We recently completed a translation of our famous ray tracer language comparison to HLVM. The translation is equivalent to the most highly optimized implementations written in other languages and this allows us to compare HLVM with a variety of competing languages for the first time. The results are astonishing.
Running the benchmark with the default settings (level=9, n=5 to render 87,381 spheres at 512×512) on 32-bit x86 gives the following times for different languages:
These results show that HLVM already provides competitive performance for a non-trivial benchmark. HLVM took 6.7s whereas C++ (compiled with g++ 4.3.3) took only 4.3s and Haskell (compiled with GHC 6.12) took 13.9s.
However, cranking up the level parameter to 12 in order to increase the complexity of the scene, rendering a whopping 5,592,405 spheres, we find that HLVM blows away the other garbage collected languages and is even able to keep up with C++:
This remarkable result is a consequence of HLVM's space-efficient data representation strategy that avoids almost all boxing and is ideal for numerical code. Moreover, these results vindicate HLVM's unique design that many people said would not be efficient.
The main factor separating these languages is their data representations. The slowest languages on this benchmark, Java and Haskell, rely upon uniform data representations that require many values to be boxed, massively increasing the burden on the garbage collector and damaging locality by spreading the same data across a much larger heap.
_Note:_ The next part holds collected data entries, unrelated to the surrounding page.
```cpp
constexpr H16Cfg I8C_256 = with(F16_IP_256, &H16Cfg::rag, false, &H16Cfg::i8q, 2, &H16Cfg::emit, 0);
constexpr H16Cfg I8C_AG = with(I8C_256, &H16Cfg::wr, 2, &H16Cfg::tr, 4);
static int launch_scan_i8c(const ScanArgs& a, uint32_t grid, hipStream_t st, bool fs = false, bool filt = false, bool f4 = false, bool qs = false) {
    if (qs && f4) {
        if (a.nslab == 2) return launch_qs<with(qs_64(2), &QsCfg::f4, 1)>(grid, st, a);
        if (a.nslab == 8) return launch_qs<with(QS_1024, &QsCfg::f4, 1)>(grid, st, a);
        return launch_qs<with(qs_64(4), &QsCfg::f4, 1)>(grid, st, a);
    }
    if (qs) return launch_scan_qs(a, grid, st);
#ifdef LYNSE_EXPERIMENTS
    if (a.ld16 % 128 == 0 && a.emit_all == 0 && ((a.debug_flags >> 8) & 31)) {
        return dispatch_dbg<I8C_256, 3, 4, 8, 12, 7, 11, 1, 13, 14, 2, 16>((a.debug_flags >> 8) & 31, grid, st, a);
    }
#endif
    if (f4) {
        if (a.ld16 % 128 != 0 || filt || fs) return set_error(LYNSE_ERR_INTERNAL, "the FP4 Hamming scan runs unfiltered over whole slabs");
        if (a.emit_all == 1) return launch_h16<with(I8C_256, &H16Cfg::i8q, 3, &H16Cfg::emit, 1)>(grid, st, a);
        if (a.emit_all == 2) return launch_h16<with(I8C_256, &H16Cfg::i8q, 3, &H16Cfg::emit, 2)>(grid, st, a);
        if (a.dense) return launch_h16<with(I8C_256, &H16Cfg::i8q, 3, &H16Cfg::dense, true)>(grid, st, a);
        return launch_h16<with(I8C_256, &H16Cfg::i8q, 3)>(grid, st, a);
    }
    if (filt) {
        if (a.ld16 % 128 != 0 || a.row_ids) return set_error(LYNSE_ERR_INTERNAL, "the masked int8 scan needs whole 128-column slabs and a row bitmask");
        if (a.emit_all == 1) return launch_h16<with(I8C_256, &H16Cfg::filt, true, &H16Cfg::emit, 1)>(grid, st, a);
        if (a.emit_all != 0 || !a.dense) return set_error(LYNSE_ERR_INTERNAL, "the masked int8 scan runs emit-all and DENSE threshold stages");
        return launch_h16<with(I8C_256, &H16Cfg::filt, true, &H16Cfg::dense, true)>(grid, st, a);
    }
    if (ag_env() && a.ld16 % 128 == 0 && a.emit_all == 0 && !fs) {
        if (a.dense) return launch_h16<with(I8C_AG, &H16Cfg::dense, true)>(grid, st, a);
        return launch_h16<I8C_AG>(grid, st, a);
    }
    if (a.ld16 % 128 == 0) {
// ... 242 lines not shown
#else
    constexpr int w16env = -1;
#endif
    const bool filt = mask != nullptr || row_ids != nullptr;
    const int waves16 = l2n ? 0 : i8c ? 3 : (w16env >= 0 ? w16env : ((metric == M_IP && !filt) ? 3 : 0));
    const bool can_threshold_only = h16 && !binary && !filt && !no_lane_max_env() && k <= 128;
    Stage assign_stage{0u, (uint32_t)h->n};
    assign_stage.sample_tiles = (uint32_t)((h->n + 255) / 256);
    assign_stage.sample_stride = 256;
    const std::vector<Stage> plan = tl_assign ? std::vector<Stage>{assign_stage}
                                    : (sts || tl_coarse_dump) ? std::vector<Stage>{Stage{0u, (uint32_t)h->n}}
                                        : make_plan(h, k, (level == 0 && (!plan_tile || no_sample)) ? 1 : level, plan_tile, can_threshold_only,
                                                    (h16 && !i8c && !binary && k >= 64) ? 4u : 0u);
    const Stage sample = (!plan.empty() && plan[0].sample_tiles) ? plan[0] : Stage{0, 0};
    *sampled_plan = sample.sample_tiles != 0;
    const uint32_t sample_keys_per_tile = (small || mid64 || mid128 || waves16 != 0) ? 16u : 8u;
    const bool sample_threshold_only = h16 && !binary && !filt && sample.sample_tiles && !no_lane_max_env() && sample_keys_per_tile &&
                                       (k <= sample_keys_per_tile || (uint64_t)sample.sample_tiles * sample_keys_per_tile >= 8ull * k);
    const int fs_env = fused_sample_env();
    const bool fs = fs_env != 0 && !debug_flags_env() && i8c && !aug && !cosq && !l2n && !bin_mfma && !mid64 && !mid128 && h->ld8 % 128 == 0 && sample_threshold_only && plan.size() >= 2 && k <= 32 &&
                    sample.sample_tiles == (uint32_t)h->num_cu && (plan[1].r1 - plan[1].r0 + 255) / 256 >= (uint32_t)h->num_cu &&
                    (uint64_t)k * 50000ull > (uint64_t)sample.sample_tiles * plan_tile &&
                    dense_env_now() != 0;
    bool plan_used_segments = false, plan_used_qs = false, plan_qs_sample = false, plan_used_qh = false;
    const int fused_tail_env = env_int("LYNSE_HIP_FUSED_TAIL", 1);
    const bool fused_tail = fused_tail_env != 0 && !plan.empty();
    SelectArgs sa_last{};
    for (size_t si = 0; si < plan.size(); ++si) {
        const Stage s = plan[si];
        const bool emit_all = si == 0 && !sts;
        if (fs && si == 0) continue;
        const bool fs_stage = fs && si == 1;
        uint32_t qs_sample_keys = 0;
        hipEvent_t e0 = nullptr, e1 = nullptr;
        if (tl_prof) {
            LY_TRY(get_event(h, (*ev_used)++, &e0));
            LY_TRY(get_event(h, (*ev_used)++, &e1));
            LY_HIP(hipEventRecord(e0, st));
        }
        uint32_t st_nseg = 0, st_seg = 0;
        int a_emit_all_last = -1;
        if (binary && !bin_mfma) {
            BinArgs b{};
            b.P = h->packed; b.W = h->words; b.row0 = s.r0; b.row1 = s.r1; b.QW = w.QW; b.nq = nq;
            b.thr = w.thr; b.cand = w.cand; b.count = w.count; b.cap = w.cap; b.emit_all = emit_all ? 1 : 0;
            b.mask = mask;
            static const int rows_minq = env_int("LYNSE_HIP_BIN_ROWS_MINQ", 1);
// ... 84 lines not shown
                    a.dyn_warm = h->n >= 4000000ull ? 4u : 2u;
                }
                if (s.sample_tiles && !sts && qs_sample_ok(a, fs_stage, filt, bin_mfma, plan_tile)) {
                    const uint32_t nt64 = s.sample_tiles * 4u;
                    const uint32_t sgrid = std::min<uint32_t>(nt64, (uint32_t)h->num_cu);
                    if ((uint64_t)sgrid * 4u >= 8ull * k && sgrid * 4u <= w.cap && (nt64 + sgrid - 1) / sgrid <= 32u) {
                        a.ntiles = nt64;
                        LY_TRY(launch_scan_qs_sample(a, sgrid, st));
                        qs_sample_keys = sgrid * 4u;
                        plan_qs_sample = true;
                    }
                }
                if (!qs_sample_keys) {
                const bool qs = sts || (!ag && qs_scan_ok(a, fs_stage, filt, bin_mfma));
                uint32_t launch_grid = qs ? qs_grid(a, (uint32_t)h->num_cu) : grid;
                if (sts) {
                    const uint32_t nt = (a.row1 - a.row0 + 63) / 64;
                    uint32_t pitch = (nt + launch_grid - 1) / launch_grid;
                    auto gcd = [](uint32_t x, uint32_t y) { while (y) { const uint32_t t = x % y; x = y; y = t; } return x; };
                    while (gcd(pitch, k) != 1) ++pitch;
                    a.dyn_pitch = pitch;
                    launch_grid = (nt + pitch - 1) / pitch;
                }
                if (qs) { seg_geometry(launch_grid, 2, &a.nseg, &a.seg); plan_used_qs = true; }
                else
                if (!a.emit_all) seg_geometry(grid, (a.dense ? 8 : 4) / (ag ? 2 : 1), &a.nseg, &a.seg);
                if (fs_stage) {
                    a.fs_stride = sample.sample_stride; a.fs_rows = (uint32_t)h->n; a.gsync = w.gsync; a.Qf = Qf; a.marg2 = w.marg2;
                    a.thr_out = w.thr; a.k = k; a.ip_form = ip_form; a.metric = metric;
                    if (env_str("LYNSE_HIP_FS_STAMPS")) a.debug_flags |= 128;
                }
                LY_TRY(launch_scan_i8c(a, launch_grid, st, fs_stage, filt, bin_mfma, qs));
                }
            } else if (h16) {
                a.candB = w.candB; a.segcnt = w.segcnt;
                if (small) {
                    const uint32_t grid = std::min<uint32_t>(a.ntiles, (uint32_t)h->num_cu * 2);
                    if (!a.emit_all) seg_geometry(grid, 4, &a.nseg, &a.seg);
                    LY_TRY((launch_scan_h16<F16_SMALL>(a, metric, grid, st)));
                } else if (const uint32_t sgrid = qh_sample_grid(a, s.sample_tiles, filt, qchunks, level, plan_tile, k, w.cap, (uint32_t)h->num_cu)) {
                    a.ntiles = s.sample_tiles * 4u;
                    LY_TRY(launch_scan_qh_sample(a, metric, sgrid, st));
                    qs_sample_keys = sgrid * 4u;
                    plan_used_qh = true;
                } else if (qh_scan_ok(a, filt, qchunks, level)) {
                    uint32_t segs = 0;
                    const uint32_t grid = qh_grid(a, (uint32_t)h->num_cu, &segs);
                    seg_geometry(grid, segs, &a.nseg, &a.seg);
                    plan_used_qh = true;
                    LY_TRY(launch_scan_qh(a, metric, grid, st));
                } else {
                    const uint32_t grid = std::min<uint32_t>(a.ntiles, (uint32_t)h->num_cu);
                    const uint64_t seen_before = s.sample_tiles ? 0 : (sample.sample_tiles ? std::max<uint64_t>((uint64_t)sample.sample_tiles * plan_tile, s.r0) : s.r0);
                    a.dense = (!a.emit_all && waves16 == 0 && metric != M_IP && !filt && seen_before && (dense_env() >= 0 ? dense_env() != 0 : true)) ? 1 : 0;
                    if (!a.emit_all) seg_geometry(grid, a.dense ? 4 : ((waves16 == 3 || waves16 == 2) ? 4 : 2), &a.nseg, &a.seg);
// ... 64 lines not shown
        sa.emit_all_n = emit_all ? (s.sample_tiles ? (int)(s.sample_tiles * plan_tile) : (int)(s.r1 - s.r0)) : -1;
        if (!binary && emit_all && sample_threshold_only) {
            sa.threshold_only = 1;
            sa.drop_sentinels = 1;
            sa.emit_all_n = qs_sample_keys ? (int)qs_sample_keys : (int)(s.sample_tiles * sample_keys_per_tile);
        }
        sa.Qf = Qf; sa.V = score_rows(h); sa.ld = score_ld(h); sa.D = h->dim;
        sa.candB = w.candB; sa.segcnt = w.segcnt; sa.seg = st_seg; sa.nseg = st_nseg;
        sa.abort_word = fs_stage ? w.gsync + 2 : nullptr;
        if (sel_stamps_on())
            sa.stamps = reinterpret_cast<unsigned long long*>(w.gsync + 64) + (size_t)si * 256 * 8;
        if (fs_stage && env_str("LYNSE_HIP_DEBUG_FS")) return LYNSE_OK;
        if (fused_tail && si + 1 == plan.size()) { sa_last = sa; continue; }
        sa.lds_bytes = sel_lds_bytes(w.cap, nq);
        hipLaunchKernelGGL(k_select<SEL_NT>, dim3(nq), dim3(SEL_NT), sa.lds_bytes, st, sa);
        LY_HIP(hipGetLastError());
    }
    if (tl_prof && (!binary || bin_mfma)) {
        const uint64_t tiling = plan_used_qs ? 0x81u : plan_used_qh ? 0x82u : (small || mid64) ? 0x14u : ((mid128 || waves16 == 3 || waves16 == 2) ? 0x24u : 0x42u);
        std::lock_guard<std::mutex> plk(h->prof_mu);
        h->prof.last_plan = (sample.sample_tiles ? 1u : 0u) | ((sample.sample_tiles && sample_threshold_only) ? 2u : 0u) | (i8c ? 4u : 0u) |
                            (plan_used_segments ? 8u : 0u) | (small ? 16u : 0u) | (fs ? 128u : 0u) | ((uint64_t)(plan.size() & 0xff) << 8) | (tiling << 16) |
                            (sts ? (1ull << 24) : 0ull) | (plan_qs_sample ? (1ull << 25) : 0ull) |
                            (sq7 ? (1ull << 26) : 0ull);
    }
    FinalArgs fa{};
    fa.cand = w.cand; fa.count = w.count; fa.k = k; fa.out_k = out_k; fa.cap = w.cap; fa.metric = key_metric; fa.ip_form = ip_form;
    fa.ham_dim = bin_mfma ? h->dim : 0u;
    fa.neg_metric1 = (aug || cosq) ? metric + 1 : 0;
    fa.exact = binary ? 1 : 0; fa.Qf = Qf; fa.V = score_rows(h); fa.ld = score_ld(h); fa.D = h->dim;
    fa.row_stride = h->row_stride; fa.row_offset = h->row_offset;
    fa.nan_rows = (!binary && !mask && !row_ids && h->n <= 0xffffffffull) ? (uint32_t)h->n : 0u;
    fa.out_rows = r_dst ? r_dst : w.out_rows; fa.out_dists = d_dst ? d_dst : w.out_dists; fa.out_counts = w.out_counts;
    fa.out_counts2 = c2_dst;
    fa.pool_total = tl_prof ? w.pool_total : nullptr;
    fa.overflow = w.overflow; fa.any_overflow = any_ovf;
    if (hdr_direct) { fa.h_hdr = w.h_hdr; fa.hdr_q = w.qcap; }
    if (fused_tail) {
        TailArgs ta{sa_last, fa};
        ta.s.hand_exact = env_int("LYNSE_HIP_HAND_EXACT", 1);
        ta.s.lds_bytes = ta.f.lds_bytes = sel_lds_bytes(w.cap, nq);
        hipLaunchKernelGGL(k_select_final<SEL_NT>, dim3(nq), dim3(SEL_NT), ta.s.lds_bytes, st, ta);
        LY_HIP(hipGetLastError());
        (void)asc;
        return LYNSE_OK;
    }
    if (i8c && !bin_mfma) {
// ... 1406 lines not shown
```

### lynsedb_amd/csrc/scan_qs.h

```cpp
#pragma once

namespace lynse {

typedef int qs_i32x4 __attribute__((ext_vector_type(4)));
typedef int qs_i32x16 __attribute__((ext_vector_type(16)));

constexpr int QS_STS_LDS = 8 * 256 + 8 * 256;

struct QsCfg {
    int nslab, rb, sl, ns;
    bool xpf;
    int nbuf;
    int dbg = 0, ping = 0, sts = 0, met = 0, smp = 0, msk = 0, f4 = 0;
};
constexpr int QS_THREADS = 512;
constexpr size_t qs_lds_bytes(QsCfg c) {
    const size_t norm_slot = c.met == 1 ? (c.rb * 32 == 64 ? 256 : 1024) : 0;
    return (size_t)c.ns * c.sl * (c.rb * 32) * 128 + (c.sts ? QS_STS_LDS : 0) + (size_t)(c.ns + 1) * norm_slot;
}
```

Moreover, the inner loops of the renderer handle boxed values in these languages and, consequently, are constantly allocating and even incurring garbage collections that require them to traverse irrelevant parts of the heap. Conversely, C++ and HLVM are able to unbox virtually all values. In fact, HLVM is so successful at storing values unboxed that the only part of the benchmark to allocate is the initial creation of the scene tree and the renderer itself performs no allocations at all. Consequently, HLVM incurs no garbage collections during rendering and traverses no more heap than the C++.
Moreover, Java, Haskell and HLVM are the only languages on this benchmark providing multicore-capable garbage collectors. We have not yet parallelized this benchmark but a parallel implementation in HLVM will scale extremely well because it is not incurring garbage collections thanks to its unique data representation.